### Instructions for the task
Run through the records and, wherever a line holds the word "data", return that line.

### Supplied records
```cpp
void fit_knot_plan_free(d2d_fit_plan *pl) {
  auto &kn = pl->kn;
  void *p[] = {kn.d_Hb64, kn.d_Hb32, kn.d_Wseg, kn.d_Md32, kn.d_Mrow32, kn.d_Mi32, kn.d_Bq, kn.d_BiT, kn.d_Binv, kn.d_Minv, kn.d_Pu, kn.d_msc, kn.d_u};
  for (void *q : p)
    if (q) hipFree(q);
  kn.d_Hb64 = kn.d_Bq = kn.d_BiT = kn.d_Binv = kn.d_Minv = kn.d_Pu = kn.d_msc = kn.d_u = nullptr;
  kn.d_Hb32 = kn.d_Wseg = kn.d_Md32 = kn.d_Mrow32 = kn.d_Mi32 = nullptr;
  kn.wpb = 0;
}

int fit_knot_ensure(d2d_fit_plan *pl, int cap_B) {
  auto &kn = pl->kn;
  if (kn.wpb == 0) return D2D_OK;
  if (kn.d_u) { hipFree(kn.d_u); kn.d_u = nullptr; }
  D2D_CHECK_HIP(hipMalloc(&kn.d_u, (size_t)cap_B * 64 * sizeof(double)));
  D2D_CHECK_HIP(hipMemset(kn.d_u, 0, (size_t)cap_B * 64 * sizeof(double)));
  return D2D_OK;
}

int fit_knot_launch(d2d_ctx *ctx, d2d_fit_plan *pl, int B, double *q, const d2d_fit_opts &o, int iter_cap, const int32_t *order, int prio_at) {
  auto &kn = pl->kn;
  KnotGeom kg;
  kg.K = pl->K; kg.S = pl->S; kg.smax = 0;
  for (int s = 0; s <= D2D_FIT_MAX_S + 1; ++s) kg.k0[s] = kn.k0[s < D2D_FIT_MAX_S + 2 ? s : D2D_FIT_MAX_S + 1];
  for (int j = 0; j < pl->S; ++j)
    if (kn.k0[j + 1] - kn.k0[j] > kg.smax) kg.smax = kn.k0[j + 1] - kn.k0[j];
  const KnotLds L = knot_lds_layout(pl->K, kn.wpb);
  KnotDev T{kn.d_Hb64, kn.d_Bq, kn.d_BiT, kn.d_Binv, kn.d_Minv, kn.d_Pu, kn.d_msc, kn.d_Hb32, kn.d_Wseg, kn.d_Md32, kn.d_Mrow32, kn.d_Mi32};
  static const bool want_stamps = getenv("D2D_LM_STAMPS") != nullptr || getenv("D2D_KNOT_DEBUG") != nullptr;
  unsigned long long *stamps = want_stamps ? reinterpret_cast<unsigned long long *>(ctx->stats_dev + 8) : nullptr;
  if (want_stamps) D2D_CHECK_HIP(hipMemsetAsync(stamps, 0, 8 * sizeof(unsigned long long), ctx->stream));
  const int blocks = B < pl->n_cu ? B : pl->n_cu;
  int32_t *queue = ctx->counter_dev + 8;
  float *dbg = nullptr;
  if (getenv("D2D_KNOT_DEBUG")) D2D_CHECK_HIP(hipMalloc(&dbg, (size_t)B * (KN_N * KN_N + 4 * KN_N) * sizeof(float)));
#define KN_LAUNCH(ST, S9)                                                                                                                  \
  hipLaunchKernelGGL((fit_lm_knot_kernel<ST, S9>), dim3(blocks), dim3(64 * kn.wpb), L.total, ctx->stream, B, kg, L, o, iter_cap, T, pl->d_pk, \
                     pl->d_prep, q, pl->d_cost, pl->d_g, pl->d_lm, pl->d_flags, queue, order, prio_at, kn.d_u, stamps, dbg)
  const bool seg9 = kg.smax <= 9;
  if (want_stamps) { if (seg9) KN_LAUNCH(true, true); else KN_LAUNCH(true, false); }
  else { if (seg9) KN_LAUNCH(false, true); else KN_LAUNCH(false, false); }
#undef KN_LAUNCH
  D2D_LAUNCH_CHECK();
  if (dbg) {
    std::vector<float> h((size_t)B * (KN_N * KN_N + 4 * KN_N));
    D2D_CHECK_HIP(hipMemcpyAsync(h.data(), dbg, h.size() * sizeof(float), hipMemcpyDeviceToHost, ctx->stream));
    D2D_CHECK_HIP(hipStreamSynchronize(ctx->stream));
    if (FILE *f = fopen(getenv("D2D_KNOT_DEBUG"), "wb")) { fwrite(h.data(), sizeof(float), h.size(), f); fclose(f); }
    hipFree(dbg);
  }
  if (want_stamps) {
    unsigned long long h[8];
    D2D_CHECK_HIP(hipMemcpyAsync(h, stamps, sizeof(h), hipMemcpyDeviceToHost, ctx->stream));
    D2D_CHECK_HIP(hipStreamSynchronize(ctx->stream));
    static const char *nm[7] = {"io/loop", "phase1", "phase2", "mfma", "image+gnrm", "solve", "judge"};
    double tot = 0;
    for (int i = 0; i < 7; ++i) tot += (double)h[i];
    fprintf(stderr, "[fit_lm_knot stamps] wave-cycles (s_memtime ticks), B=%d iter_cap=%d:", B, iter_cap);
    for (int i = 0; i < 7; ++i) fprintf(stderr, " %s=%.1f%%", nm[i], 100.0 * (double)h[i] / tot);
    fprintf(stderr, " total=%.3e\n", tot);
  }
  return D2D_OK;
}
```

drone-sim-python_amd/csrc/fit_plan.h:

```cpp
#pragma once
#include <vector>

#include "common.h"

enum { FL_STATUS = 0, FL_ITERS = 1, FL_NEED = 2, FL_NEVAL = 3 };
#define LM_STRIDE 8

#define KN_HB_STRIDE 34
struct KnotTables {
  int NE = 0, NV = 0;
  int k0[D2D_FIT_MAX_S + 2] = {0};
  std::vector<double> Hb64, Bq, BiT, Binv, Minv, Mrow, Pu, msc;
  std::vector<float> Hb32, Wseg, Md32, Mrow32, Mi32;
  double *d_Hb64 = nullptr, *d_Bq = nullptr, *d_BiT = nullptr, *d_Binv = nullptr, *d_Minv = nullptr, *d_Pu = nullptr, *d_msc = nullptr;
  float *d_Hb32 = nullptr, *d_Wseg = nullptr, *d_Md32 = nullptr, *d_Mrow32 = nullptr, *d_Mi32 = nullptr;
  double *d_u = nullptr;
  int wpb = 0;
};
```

### Output of the task
    D2D_CHECK_HIP(hipMemcpyAsync(h.data(), dbg, h.size() * sizeof(float), hipMemcpyDeviceToHost, ctx->stream));
    if (FILE *f = fopen(getenv("D2D_KNOT_DEBUG"), "wb")) { fwrite(h.data(), sizeof(float), h.size(), f); fclose(f); }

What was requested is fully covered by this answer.